Show every line of the data that contains the string "start".

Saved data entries
====

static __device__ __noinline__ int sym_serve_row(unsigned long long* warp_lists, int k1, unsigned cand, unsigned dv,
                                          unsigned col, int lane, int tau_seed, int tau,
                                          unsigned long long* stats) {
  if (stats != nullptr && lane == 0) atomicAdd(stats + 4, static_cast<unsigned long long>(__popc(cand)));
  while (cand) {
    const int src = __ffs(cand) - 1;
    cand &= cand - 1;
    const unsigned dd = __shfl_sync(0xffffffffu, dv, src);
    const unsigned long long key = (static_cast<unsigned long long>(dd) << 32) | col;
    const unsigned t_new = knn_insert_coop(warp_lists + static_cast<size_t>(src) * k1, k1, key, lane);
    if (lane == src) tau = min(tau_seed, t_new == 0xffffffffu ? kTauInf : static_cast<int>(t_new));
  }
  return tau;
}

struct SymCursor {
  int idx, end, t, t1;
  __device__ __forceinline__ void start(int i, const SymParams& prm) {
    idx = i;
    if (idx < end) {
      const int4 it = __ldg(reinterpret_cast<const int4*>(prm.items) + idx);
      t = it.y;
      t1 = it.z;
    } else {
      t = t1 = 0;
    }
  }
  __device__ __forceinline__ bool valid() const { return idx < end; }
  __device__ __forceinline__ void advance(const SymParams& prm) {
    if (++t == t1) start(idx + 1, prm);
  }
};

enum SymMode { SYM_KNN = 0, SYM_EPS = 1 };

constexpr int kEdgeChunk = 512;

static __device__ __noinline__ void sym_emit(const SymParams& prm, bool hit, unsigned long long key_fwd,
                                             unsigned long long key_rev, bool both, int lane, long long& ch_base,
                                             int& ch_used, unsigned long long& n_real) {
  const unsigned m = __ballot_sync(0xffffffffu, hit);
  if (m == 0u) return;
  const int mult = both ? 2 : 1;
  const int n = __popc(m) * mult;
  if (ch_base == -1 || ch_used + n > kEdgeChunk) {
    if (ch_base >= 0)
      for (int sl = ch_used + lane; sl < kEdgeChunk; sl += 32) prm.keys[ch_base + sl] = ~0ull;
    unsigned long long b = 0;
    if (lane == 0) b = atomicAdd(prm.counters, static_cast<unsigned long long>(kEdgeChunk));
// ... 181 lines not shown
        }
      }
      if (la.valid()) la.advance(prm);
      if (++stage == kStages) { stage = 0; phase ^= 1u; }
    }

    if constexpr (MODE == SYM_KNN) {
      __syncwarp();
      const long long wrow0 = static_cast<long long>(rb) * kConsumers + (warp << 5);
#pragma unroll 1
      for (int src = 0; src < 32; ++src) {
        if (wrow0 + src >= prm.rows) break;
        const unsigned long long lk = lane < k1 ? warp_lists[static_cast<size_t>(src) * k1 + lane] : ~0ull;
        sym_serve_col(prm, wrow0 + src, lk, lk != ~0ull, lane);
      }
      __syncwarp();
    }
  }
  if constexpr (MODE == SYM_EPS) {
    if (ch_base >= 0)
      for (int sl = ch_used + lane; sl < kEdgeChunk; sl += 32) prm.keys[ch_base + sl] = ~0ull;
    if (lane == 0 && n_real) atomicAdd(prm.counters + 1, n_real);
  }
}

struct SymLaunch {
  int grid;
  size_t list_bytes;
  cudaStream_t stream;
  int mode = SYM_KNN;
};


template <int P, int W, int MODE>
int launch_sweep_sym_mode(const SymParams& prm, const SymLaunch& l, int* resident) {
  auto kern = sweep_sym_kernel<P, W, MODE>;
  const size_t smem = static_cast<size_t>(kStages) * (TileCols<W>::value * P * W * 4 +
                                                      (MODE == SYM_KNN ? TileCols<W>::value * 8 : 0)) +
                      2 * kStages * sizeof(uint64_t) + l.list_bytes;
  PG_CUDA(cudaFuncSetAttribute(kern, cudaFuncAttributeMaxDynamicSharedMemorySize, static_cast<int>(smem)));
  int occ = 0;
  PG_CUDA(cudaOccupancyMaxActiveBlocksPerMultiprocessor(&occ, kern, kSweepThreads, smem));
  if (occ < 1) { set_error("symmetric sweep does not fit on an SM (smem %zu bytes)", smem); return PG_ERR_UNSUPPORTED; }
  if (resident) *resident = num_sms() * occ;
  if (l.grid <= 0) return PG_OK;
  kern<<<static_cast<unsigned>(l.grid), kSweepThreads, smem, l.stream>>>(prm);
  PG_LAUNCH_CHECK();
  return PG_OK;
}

====

Your response:
  __device__ __forceinline__ void start(int i, const SymParams& prm) {
    if (++t == t1) start(idx + 1, prm);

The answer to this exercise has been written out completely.